• _Your goal_
Using the records below, report how many lines include "outer", and give no more than the number.
Supplied records: Begin
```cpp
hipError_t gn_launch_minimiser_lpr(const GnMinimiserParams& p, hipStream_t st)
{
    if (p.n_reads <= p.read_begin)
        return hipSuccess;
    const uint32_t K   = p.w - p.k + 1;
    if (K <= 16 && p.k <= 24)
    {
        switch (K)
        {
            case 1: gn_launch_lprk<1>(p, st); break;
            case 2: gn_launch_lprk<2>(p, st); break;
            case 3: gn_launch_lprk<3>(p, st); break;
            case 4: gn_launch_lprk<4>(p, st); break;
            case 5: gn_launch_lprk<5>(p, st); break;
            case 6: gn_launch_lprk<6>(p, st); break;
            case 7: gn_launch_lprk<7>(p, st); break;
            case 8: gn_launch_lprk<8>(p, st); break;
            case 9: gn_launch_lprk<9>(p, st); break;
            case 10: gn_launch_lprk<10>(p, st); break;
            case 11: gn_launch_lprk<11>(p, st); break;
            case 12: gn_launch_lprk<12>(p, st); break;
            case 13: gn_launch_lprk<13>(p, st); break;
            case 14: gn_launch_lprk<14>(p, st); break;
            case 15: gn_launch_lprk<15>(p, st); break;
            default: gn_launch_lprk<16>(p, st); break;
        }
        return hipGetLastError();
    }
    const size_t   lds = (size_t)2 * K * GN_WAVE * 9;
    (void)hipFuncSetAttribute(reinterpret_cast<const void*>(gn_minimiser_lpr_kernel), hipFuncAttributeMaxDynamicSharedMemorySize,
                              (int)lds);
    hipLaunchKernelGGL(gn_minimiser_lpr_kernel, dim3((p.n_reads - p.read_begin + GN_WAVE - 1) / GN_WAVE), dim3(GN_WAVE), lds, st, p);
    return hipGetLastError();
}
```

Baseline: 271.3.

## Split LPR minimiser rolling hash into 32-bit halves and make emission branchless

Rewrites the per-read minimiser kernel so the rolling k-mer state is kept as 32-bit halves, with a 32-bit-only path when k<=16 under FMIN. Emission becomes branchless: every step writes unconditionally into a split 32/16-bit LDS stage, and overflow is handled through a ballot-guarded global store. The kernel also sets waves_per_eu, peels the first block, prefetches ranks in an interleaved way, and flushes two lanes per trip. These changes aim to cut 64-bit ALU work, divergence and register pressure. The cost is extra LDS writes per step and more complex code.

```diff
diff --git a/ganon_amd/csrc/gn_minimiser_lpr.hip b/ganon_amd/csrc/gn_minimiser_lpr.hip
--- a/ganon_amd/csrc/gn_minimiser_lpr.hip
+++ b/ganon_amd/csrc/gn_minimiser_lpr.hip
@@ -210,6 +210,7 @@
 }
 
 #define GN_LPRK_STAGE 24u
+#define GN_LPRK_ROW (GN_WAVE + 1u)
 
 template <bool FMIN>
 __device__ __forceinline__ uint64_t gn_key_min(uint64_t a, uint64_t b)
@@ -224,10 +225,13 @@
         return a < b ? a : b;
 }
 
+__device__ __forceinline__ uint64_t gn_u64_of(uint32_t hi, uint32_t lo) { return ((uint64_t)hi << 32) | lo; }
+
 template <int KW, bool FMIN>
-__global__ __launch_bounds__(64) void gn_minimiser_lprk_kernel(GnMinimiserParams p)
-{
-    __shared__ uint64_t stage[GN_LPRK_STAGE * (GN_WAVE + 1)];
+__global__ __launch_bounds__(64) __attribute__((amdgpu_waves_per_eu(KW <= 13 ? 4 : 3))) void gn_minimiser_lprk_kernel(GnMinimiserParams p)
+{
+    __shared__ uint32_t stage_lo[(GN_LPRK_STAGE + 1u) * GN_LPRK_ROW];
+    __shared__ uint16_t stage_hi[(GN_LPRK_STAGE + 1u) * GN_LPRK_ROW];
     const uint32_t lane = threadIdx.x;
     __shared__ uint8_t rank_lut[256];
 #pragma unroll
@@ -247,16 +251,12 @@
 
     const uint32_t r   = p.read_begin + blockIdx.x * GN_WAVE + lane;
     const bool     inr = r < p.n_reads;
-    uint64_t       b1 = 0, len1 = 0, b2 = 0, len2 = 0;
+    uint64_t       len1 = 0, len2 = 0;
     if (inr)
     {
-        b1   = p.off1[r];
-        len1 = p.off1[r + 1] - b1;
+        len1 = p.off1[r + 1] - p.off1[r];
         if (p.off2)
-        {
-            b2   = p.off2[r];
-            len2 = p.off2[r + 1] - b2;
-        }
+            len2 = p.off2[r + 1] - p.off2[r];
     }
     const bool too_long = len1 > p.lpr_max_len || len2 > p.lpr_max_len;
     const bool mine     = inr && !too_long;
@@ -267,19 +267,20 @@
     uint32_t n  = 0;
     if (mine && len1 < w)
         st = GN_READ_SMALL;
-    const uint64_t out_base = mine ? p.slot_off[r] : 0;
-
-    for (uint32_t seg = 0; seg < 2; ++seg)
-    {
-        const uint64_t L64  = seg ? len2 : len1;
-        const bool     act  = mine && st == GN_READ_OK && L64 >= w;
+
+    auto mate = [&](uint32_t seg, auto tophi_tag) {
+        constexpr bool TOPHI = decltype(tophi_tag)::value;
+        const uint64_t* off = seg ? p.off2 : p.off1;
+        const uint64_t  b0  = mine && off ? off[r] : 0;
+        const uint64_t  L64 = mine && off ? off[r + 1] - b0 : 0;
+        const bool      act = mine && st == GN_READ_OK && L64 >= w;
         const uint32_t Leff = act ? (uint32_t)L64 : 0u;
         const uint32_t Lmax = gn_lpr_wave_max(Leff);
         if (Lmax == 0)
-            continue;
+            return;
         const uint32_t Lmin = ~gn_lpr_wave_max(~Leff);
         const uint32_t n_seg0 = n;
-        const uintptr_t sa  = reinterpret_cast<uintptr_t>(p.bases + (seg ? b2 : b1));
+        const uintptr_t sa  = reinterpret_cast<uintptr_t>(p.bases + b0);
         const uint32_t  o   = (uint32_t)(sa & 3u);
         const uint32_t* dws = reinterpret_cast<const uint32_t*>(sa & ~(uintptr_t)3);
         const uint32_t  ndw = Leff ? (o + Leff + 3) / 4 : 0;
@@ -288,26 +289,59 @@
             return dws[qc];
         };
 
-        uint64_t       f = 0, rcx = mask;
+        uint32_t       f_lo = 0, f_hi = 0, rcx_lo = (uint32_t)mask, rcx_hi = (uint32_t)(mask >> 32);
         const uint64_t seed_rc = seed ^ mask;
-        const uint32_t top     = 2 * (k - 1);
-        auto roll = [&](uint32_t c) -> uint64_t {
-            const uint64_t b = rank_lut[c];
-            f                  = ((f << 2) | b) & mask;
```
Supplied records: End
Supplied records: Begin
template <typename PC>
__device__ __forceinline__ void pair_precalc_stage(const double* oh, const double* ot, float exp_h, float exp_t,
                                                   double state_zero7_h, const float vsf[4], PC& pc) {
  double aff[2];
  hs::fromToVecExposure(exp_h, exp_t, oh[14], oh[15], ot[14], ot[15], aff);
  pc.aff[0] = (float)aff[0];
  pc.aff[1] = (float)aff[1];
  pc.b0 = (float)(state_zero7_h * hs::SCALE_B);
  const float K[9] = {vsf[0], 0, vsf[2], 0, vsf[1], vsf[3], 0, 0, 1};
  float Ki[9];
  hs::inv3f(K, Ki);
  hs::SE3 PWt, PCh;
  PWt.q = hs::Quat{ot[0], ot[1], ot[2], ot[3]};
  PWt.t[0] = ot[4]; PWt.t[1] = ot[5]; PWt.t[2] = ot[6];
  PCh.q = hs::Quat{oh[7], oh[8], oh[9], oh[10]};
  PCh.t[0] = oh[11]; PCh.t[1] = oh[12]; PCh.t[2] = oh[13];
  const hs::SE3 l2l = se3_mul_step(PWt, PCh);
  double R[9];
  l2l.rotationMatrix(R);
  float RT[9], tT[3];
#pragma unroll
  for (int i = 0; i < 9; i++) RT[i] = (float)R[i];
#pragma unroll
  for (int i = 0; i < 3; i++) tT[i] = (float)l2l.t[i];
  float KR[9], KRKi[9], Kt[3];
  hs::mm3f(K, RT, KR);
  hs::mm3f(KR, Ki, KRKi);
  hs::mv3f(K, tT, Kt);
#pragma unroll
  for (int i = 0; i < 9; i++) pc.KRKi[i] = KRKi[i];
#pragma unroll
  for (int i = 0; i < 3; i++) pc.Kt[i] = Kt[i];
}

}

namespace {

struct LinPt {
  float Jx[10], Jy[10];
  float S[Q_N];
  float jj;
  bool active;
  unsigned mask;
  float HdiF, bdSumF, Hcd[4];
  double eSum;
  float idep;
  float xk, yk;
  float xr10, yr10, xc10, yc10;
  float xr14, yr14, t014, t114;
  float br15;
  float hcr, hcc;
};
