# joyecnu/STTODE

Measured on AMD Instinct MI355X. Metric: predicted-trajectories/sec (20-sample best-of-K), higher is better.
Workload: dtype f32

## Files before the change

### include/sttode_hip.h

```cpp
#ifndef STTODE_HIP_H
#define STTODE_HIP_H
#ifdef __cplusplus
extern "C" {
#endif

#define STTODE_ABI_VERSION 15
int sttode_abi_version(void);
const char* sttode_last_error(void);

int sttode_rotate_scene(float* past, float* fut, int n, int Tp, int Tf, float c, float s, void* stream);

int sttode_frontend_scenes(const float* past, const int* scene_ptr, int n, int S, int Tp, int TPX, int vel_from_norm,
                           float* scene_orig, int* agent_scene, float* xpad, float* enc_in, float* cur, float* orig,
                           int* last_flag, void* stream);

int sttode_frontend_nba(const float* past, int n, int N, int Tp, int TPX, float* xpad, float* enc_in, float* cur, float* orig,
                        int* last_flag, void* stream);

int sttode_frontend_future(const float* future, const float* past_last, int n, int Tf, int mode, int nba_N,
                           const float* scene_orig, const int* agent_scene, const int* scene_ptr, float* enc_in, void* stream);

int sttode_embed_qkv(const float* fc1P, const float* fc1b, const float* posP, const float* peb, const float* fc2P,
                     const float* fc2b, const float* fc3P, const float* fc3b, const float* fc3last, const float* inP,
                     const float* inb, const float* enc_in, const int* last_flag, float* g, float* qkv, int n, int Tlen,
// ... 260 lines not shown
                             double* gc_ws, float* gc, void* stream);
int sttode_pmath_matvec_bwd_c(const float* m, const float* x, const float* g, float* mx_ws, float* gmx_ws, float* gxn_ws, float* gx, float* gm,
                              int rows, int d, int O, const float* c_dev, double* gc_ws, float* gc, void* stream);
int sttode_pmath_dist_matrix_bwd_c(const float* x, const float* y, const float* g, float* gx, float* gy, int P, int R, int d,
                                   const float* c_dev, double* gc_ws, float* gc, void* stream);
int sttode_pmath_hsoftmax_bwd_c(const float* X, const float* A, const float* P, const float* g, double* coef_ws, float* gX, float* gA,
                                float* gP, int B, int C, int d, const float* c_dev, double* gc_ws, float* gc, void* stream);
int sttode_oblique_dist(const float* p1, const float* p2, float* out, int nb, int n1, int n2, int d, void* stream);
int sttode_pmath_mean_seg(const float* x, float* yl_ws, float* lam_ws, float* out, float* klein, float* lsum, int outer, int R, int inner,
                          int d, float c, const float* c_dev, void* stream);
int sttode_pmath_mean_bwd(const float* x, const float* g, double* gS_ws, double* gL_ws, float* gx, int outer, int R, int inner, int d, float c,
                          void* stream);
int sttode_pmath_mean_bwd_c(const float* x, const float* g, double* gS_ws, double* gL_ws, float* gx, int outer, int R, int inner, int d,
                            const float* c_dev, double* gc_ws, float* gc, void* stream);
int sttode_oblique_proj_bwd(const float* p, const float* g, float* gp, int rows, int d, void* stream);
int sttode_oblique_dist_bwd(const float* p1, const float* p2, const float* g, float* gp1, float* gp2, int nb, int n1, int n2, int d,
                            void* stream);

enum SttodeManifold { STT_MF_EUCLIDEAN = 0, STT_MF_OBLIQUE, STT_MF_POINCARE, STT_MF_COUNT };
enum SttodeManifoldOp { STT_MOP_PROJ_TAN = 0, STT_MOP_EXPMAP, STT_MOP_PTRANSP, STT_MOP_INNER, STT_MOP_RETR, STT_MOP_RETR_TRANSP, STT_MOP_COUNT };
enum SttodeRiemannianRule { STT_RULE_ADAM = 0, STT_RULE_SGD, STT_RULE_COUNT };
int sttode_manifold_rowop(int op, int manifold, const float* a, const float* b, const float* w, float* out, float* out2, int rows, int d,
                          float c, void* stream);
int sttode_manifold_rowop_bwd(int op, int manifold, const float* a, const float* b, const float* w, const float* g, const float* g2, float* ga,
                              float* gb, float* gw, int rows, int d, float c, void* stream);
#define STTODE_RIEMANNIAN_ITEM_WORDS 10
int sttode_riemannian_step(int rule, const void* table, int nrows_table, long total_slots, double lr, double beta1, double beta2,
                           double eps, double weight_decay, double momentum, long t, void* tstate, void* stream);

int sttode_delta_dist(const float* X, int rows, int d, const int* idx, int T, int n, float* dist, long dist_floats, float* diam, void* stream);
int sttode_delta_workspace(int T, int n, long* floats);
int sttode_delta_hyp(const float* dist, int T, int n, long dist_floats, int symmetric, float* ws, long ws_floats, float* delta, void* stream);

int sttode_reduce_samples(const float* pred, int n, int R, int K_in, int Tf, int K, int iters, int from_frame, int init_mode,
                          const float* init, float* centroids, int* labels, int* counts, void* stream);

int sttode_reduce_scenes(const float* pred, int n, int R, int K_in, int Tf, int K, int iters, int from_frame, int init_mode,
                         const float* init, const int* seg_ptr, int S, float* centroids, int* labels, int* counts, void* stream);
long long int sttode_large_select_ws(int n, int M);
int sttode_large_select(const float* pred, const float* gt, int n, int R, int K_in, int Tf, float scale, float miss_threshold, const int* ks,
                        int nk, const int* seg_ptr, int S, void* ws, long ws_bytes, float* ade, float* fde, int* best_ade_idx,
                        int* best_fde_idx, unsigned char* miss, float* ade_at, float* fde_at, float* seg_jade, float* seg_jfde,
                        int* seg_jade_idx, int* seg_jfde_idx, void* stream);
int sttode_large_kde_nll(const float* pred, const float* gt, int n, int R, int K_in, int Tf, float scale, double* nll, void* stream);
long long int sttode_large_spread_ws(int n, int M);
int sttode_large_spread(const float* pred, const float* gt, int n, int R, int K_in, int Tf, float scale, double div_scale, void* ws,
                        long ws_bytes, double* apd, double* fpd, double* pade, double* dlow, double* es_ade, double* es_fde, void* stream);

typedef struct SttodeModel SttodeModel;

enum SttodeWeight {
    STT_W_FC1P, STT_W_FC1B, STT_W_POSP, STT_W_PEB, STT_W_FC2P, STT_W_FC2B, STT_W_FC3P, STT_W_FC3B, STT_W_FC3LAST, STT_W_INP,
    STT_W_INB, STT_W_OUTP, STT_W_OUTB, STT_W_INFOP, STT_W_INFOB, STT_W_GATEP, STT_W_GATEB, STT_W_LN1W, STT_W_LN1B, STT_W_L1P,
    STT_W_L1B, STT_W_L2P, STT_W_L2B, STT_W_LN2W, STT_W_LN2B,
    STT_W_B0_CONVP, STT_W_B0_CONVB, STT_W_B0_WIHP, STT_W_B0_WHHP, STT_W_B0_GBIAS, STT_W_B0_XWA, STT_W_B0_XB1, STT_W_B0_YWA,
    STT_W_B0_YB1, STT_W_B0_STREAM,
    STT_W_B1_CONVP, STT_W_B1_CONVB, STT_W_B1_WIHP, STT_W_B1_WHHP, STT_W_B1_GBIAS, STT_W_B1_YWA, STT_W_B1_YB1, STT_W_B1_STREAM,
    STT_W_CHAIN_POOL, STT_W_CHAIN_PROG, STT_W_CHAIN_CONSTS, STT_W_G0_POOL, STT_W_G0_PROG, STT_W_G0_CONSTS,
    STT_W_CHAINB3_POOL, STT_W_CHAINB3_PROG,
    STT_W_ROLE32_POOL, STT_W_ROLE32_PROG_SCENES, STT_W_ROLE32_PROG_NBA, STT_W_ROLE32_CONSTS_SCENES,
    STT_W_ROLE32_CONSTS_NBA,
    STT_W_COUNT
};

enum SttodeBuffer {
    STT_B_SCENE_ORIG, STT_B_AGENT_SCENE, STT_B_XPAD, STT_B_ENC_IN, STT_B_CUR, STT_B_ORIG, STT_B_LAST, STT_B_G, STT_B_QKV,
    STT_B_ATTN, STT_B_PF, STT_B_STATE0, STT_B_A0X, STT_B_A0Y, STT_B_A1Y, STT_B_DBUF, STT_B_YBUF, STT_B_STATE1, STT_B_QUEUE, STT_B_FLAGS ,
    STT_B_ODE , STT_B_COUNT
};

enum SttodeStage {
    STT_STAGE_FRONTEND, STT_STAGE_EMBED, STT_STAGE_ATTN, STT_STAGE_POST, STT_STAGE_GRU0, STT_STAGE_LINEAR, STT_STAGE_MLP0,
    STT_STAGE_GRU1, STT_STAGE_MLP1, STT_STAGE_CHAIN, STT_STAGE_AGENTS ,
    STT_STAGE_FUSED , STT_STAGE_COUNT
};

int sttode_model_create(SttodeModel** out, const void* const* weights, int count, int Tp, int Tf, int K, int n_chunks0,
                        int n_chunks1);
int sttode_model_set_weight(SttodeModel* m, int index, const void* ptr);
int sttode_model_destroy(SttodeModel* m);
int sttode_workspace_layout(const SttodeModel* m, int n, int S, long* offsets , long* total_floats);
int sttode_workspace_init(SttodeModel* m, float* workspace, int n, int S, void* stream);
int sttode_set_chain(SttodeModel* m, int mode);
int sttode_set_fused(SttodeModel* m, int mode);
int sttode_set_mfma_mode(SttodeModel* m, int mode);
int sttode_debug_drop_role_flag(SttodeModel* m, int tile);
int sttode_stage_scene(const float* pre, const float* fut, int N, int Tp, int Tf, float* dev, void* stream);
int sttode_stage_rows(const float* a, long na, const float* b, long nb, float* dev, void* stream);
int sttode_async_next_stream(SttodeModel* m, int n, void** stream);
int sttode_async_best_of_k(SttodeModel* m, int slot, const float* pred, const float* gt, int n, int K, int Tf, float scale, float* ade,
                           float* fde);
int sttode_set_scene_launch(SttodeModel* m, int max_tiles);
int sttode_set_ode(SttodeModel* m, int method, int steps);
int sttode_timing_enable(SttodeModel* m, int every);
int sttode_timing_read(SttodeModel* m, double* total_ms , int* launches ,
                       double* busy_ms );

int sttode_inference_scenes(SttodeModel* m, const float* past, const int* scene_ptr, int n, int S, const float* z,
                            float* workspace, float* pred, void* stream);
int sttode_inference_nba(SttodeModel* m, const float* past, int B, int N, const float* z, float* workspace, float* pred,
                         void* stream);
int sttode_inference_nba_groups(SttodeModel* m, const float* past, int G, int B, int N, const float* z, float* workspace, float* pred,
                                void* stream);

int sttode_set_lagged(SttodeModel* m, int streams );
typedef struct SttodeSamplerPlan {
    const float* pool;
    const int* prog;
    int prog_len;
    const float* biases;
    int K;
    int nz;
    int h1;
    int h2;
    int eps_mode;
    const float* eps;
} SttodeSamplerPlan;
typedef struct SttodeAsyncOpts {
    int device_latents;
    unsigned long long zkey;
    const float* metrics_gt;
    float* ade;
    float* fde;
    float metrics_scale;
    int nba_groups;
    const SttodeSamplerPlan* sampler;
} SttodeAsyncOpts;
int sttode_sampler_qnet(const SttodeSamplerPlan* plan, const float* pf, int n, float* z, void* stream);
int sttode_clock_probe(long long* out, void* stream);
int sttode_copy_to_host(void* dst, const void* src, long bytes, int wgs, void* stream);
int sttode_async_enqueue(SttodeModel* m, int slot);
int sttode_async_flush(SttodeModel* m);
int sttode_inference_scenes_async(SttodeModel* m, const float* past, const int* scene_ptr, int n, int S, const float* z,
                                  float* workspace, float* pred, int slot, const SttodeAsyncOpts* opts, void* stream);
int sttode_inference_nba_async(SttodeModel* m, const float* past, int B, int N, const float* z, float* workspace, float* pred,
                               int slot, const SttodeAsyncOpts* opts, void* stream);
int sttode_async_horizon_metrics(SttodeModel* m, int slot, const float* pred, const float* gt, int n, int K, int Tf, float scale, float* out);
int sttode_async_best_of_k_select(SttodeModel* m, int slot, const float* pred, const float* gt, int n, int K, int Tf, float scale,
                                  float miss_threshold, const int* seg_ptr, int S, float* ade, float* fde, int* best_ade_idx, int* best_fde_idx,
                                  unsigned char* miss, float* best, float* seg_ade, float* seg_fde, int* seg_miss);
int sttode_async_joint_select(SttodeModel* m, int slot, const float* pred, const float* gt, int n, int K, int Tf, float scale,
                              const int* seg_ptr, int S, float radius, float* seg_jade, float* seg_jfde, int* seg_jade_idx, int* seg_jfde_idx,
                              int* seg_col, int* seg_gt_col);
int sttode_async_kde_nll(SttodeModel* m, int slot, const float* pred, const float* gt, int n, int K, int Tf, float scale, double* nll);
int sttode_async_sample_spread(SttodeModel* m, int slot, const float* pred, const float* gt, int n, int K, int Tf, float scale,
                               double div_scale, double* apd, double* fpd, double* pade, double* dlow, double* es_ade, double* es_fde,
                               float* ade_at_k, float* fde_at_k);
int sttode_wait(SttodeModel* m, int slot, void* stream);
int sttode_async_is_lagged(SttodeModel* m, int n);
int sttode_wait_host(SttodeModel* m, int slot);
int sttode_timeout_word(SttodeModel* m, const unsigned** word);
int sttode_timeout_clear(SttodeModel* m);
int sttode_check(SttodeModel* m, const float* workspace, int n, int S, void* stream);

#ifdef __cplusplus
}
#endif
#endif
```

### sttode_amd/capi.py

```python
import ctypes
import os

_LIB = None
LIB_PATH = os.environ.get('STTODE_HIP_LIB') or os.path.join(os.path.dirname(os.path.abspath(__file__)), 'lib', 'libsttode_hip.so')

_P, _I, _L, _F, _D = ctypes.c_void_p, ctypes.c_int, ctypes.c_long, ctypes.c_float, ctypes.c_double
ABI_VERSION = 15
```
Supplied records: End
• _Solution to this exercise_
3